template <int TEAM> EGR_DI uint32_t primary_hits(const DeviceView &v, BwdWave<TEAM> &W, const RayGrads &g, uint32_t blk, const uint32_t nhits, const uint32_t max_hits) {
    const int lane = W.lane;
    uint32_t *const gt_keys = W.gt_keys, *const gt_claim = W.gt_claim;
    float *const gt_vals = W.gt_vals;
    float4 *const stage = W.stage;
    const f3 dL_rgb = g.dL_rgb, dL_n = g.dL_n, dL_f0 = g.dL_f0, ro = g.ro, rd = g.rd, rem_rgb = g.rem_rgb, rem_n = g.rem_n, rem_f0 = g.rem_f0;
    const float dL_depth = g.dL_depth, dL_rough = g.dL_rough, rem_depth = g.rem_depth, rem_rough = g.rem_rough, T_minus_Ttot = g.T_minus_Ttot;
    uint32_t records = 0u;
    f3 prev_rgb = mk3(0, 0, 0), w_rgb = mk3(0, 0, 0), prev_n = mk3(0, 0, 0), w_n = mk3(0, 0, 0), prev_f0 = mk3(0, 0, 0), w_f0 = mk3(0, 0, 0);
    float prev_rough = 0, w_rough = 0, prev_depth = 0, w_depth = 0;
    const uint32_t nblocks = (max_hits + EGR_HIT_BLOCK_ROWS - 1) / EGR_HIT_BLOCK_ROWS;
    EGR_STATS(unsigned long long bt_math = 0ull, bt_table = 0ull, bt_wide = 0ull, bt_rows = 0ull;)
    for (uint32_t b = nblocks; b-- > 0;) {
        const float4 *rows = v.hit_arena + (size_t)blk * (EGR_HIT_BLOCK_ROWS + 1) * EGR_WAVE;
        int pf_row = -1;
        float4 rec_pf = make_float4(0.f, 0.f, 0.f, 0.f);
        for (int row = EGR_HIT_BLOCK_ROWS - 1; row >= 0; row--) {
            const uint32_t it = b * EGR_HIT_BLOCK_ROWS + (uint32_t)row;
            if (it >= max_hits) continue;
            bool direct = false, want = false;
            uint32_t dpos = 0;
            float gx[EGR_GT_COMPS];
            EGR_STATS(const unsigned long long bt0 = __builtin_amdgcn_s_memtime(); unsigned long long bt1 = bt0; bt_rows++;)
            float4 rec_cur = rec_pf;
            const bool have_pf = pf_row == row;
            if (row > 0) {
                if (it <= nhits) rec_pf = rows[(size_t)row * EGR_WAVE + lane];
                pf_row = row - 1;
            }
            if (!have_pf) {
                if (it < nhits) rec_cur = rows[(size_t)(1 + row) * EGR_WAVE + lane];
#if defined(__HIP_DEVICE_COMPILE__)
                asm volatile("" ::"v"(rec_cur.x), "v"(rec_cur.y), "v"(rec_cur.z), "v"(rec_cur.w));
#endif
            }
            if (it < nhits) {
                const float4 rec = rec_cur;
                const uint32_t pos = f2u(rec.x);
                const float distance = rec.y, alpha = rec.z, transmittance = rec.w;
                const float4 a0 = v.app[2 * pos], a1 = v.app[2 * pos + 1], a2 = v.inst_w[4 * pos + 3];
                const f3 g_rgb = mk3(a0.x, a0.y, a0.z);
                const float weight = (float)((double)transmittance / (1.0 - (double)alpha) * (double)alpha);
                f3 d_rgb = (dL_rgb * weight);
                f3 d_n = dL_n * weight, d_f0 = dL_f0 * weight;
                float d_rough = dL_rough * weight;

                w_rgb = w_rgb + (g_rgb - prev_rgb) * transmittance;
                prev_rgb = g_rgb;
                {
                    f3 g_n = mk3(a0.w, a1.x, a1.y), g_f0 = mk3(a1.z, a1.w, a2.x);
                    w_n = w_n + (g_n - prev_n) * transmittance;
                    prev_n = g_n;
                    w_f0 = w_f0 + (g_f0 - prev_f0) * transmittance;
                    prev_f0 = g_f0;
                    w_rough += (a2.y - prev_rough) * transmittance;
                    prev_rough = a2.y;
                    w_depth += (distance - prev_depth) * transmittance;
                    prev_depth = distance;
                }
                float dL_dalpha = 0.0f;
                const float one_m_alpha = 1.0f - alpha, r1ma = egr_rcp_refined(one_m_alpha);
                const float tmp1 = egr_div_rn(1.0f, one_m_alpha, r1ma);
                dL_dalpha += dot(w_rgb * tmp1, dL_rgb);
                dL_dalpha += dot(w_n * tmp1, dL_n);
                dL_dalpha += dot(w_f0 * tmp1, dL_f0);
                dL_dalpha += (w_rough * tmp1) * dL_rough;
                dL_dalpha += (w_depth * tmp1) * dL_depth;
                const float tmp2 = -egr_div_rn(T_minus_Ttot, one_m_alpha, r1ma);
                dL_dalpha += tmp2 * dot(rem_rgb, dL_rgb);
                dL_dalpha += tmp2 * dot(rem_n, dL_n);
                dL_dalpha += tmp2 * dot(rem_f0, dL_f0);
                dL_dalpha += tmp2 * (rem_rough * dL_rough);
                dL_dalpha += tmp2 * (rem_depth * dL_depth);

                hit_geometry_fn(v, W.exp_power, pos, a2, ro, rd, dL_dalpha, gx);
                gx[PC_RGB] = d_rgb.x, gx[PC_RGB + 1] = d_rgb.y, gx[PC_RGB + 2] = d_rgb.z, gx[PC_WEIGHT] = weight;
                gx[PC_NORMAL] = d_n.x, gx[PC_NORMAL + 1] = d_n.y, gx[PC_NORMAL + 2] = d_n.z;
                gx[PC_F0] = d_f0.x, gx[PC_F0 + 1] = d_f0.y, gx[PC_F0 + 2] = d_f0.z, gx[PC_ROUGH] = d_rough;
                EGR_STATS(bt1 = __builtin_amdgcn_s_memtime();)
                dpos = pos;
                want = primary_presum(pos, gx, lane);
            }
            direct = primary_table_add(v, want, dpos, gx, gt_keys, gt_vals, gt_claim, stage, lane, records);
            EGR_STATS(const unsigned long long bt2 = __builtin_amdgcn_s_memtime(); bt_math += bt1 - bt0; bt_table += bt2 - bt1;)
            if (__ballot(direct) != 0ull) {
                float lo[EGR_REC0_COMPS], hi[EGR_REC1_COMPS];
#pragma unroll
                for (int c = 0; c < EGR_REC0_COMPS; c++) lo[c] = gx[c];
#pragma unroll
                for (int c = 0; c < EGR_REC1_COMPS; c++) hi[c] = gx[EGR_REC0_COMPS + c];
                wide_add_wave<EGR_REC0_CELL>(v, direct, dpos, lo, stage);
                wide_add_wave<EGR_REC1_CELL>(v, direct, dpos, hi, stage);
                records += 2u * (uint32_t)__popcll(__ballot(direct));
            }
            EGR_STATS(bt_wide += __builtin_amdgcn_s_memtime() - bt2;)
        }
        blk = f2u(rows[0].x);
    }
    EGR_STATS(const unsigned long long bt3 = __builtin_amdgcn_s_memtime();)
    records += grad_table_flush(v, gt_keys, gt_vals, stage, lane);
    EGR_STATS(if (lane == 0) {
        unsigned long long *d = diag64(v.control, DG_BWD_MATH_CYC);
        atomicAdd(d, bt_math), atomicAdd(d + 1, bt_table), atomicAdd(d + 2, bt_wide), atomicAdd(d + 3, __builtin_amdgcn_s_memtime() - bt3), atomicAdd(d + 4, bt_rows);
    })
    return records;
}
▬▬▬
- _Exercise requirements_
Repeat the records, every one of them, without any deviation.

- _The completed task_
template <int TEAM> EGR_DI uint32_t primary_hits(const DeviceView &v, BwdWave<TEAM> &W, const RayGrads &g, uint32_t blk, const uint32_t nhits, const uint32_t max_hits) {
    const int lane = W.lane;
    uint32_t *const gt_keys = W.gt_keys, *const gt_claim = W.gt_claim;
    float *const gt_vals = W.gt_vals;
    float4 *const stage = W.stage;
    const f3 dL_rgb = g.dL_rgb, dL_n = g.dL_n, dL_f0 = g.dL_f0, ro = g.ro, rd = g.rd, rem_rgb = g.rem_rgb, rem_n = g.rem_n, rem_f0 = g.rem_f0;
    const float dL_depth = g.dL_depth, dL_rough = g.dL_rough, rem_depth = g.rem_depth, rem_rough = g.rem_rough, T_minus_Ttot = g.T_minus_Ttot;
    uint32_t records = 0u;
    f3 prev_rgb = mk3(0, 0, 0), w_rgb = mk3(0, 0, 0), prev_n = mk3(0, 0, 0), w_n = mk3(0, 0, 0), prev_f0 = mk3(0, 0, 0), w_f0 = mk3(0, 0, 0);
    float prev_rough = 0, w_rough = 0, prev_depth = 0, w_depth = 0;
    const uint32_t nblocks = (max_hits + EGR_HIT_BLOCK_ROWS - 1) / EGR_HIT_BLOCK_ROWS;
    EGR_STATS(unsigned long long bt_math = 0ull, bt_table = 0ull, bt_wide = 0ull, bt_rows = 0ull;)
    for (uint32_t b = nblocks; b-- > 0;) {
        const float4 *rows = v.hit_arena + (size_t)blk * (EGR_HIT_BLOCK_ROWS + 1) * EGR_WAVE;
        int pf_row = -1;
        float4 rec_pf = make_float4(0.f, 0.f, 0.f, 0.f);
        for (int row = EGR_HIT_BLOCK_ROWS - 1; row >= 0; row--) {
            const uint32_t it = b * EGR_HIT_BLOCK_ROWS + (uint32_t)row;
            if (it >= max_hits) continue;
            bool direct = false, want = false;
            uint32_t dpos = 0;
            float gx[EGR_GT_COMPS];
            EGR_STATS(const unsigned long long bt0 = __builtin_amdgcn_s_memtime(); unsigned long long bt1 = bt0; bt_rows++;)
            float4 rec_cur = rec_pf;
            const bool have_pf = pf_row == row;
            if (row > 0) {
                if (it <= nhits) rec_pf = rows[(size_t)row * EGR_WAVE + lane];
                pf_row = row - 1;
            }
            if (!have_pf) {
                if (it < nhits) rec_cur = rows[(size_t)(1 + row) * EGR_WAVE + lane];
#if defined(__HIP_DEVICE_COMPILE__)
                asm volatile("" ::"v"(rec_cur.x), "v"(rec_cur.y), "v"(rec_cur.z), "v"(rec_cur.w));
#endif
            }
            if (it < nhits) {
                const float4 rec = rec_cur;
                const uint32_t pos = f2u(rec.x);
                const float distance = rec.y, alpha = rec.z, transmittance = rec.w;
                const float4 a0 = v.app[2 * pos], a1 = v.app[2 * pos + 1], a2 = v.inst_w[4 * pos + 3];
                const f3 g_rgb = mk3(a0.x, a0.y, a0.z);
                const float weight = (float)((double)transmittance / (1.0 - (double)alpha) * (double)alpha);
                f3 d_rgb = (dL_rgb * weight);
                f3 d_n = dL_n * weight, d_f0 = dL_f0 * weight;
                float d_rough = dL_rough * weight;

                w_rgb = w_rgb + (g_rgb - prev_rgb) * transmittance;
                prev_rgb = g_rgb;
                {
                    f3 g_n = mk3(a0.w, a1.x, a1.y), g_f0 = mk3(a1.z, a1.w, a2.x);
                    w_n = w_n + (g_n - prev_n) * transmittance;
                    prev_n = g_n;
                    w_f0 = w_f0 + (g_f0 - prev_f0) * transmittance;
                    prev_f0 = g_f0;
                    w_rough += (a2.y - prev_rough) * transmittance;
                    prev_rough = a2.y;
                    w_depth += (distance - prev_depth) * transmittance;
                    prev_depth = distance;
                }
                float dL_dalpha = 0.0f;
                const float one_m_alpha = 1.0f - alpha, r1ma = egr_rcp_refined(one_m_alpha);
                const float tmp1 = egr_div_rn(1.0f, one_m_alpha, r1ma);
                dL_dalpha += dot(w_rgb * tmp1, dL_rgb);
                dL_dalpha += dot(w_n * tmp1, dL_n);
                dL_dalpha += dot(w_f0 * tmp1, dL_f0);
                dL_dalpha += (w_rough * tmp1) * dL_rough;
                dL_dalpha += (w_depth * tmp1) * dL_depth;
                const float tmp2 = -egr_div_rn(T_minus_Ttot, one_m_alpha, r1ma);
                dL_dalpha += tmp2 * dot(rem_rgb, dL_rgb);
                dL_dalpha += tmp2 * dot(rem_n, dL_n);
                dL_dalpha += tmp2 * dot(rem_f0, dL_f0);
                dL_dalpha += tmp2 * (rem_rough * dL_rough);
                dL_dalpha += tmp2 * (rem_depth * dL_depth);

                hit_geometry_fn(v, W.exp_power, pos, a2, ro, rd, dL_dalpha, gx);
                gx[PC_RGB] = d_rgb.x, gx[PC_RGB + 1] = d_rgb.y, gx[PC_RGB + 2] = d_rgb.z, gx[PC_WEIGHT] = weight;
                gx[PC_NORMAL] = d_n.x, gx[PC_NORMAL + 1] = d_n.y, gx[PC_NORMAL + 2] = d_n.z;
                gx[PC_F0] = d_f0.x, gx[PC_F0 + 1] = d_f0.y, gx[PC_F0 + 2] = d_f0.z, gx[PC_ROUGH] = d_rough;
                EGR_STATS(bt1 = __builtin_amdgcn_s_memtime();)
                dpos = pos;
                want = primary_presum(pos, gx, lane);
            }
            direct = primary_table_add(v, want, dpos, gx, gt_keys, gt_vals, gt_claim, stage, lane, records);
            EGR_STATS(const unsigned long long bt2 = __builtin_amdgcn_s_memtime(); bt_math += bt1 - bt0; bt_table += bt2 - bt1;)
            if (__ballot(direct) != 0ull) {
                float lo[EGR_REC0_COMPS], hi[EGR_REC1_COMPS];
#pragma unroll
                for (int c = 0; c < EGR_REC0_COMPS; c++) lo[c] = gx[c];
#pragma unroll
                for (int c = 0; c < EGR_REC1_COMPS; c++) hi[c] = gx[EGR_REC0_COMPS + c];
                wide_add_wave<EGR_REC0_CELL>(v, direct, dpos, lo, stage);
                wide_add_wave<EGR_REC1_CELL>(v, direct, dpos, hi, stage);
                records += 2u * (uint32_t)__popcll(__ballot(direct));
            }
            EGR_STATS(bt_wide += __builtin_amdgcn_s_memtime() - bt2;)
        }
        blk = f2u(rows[0].x);
    }
    EGR_STATS(const unsigned long long bt3 = __builtin_amdgcn_s_memtime();)
    records += grad_table_flush(v, gt_keys, gt_vals, stage, lane);
    EGR_STATS(if (lane == 0) {
        unsigned long long *d = diag64(v.control, DG_BWD_MATH_CYC);
        atomicAdd(d, bt_math), atomicAdd(d + 1, bt_table), atomicAdd(d + 2, bt_wide), atomicAdd(d + 3, __builtin_amdgcn_s_memtime() - bt3), atomicAdd(d + 4, bt_rows);
    })
    return records;
}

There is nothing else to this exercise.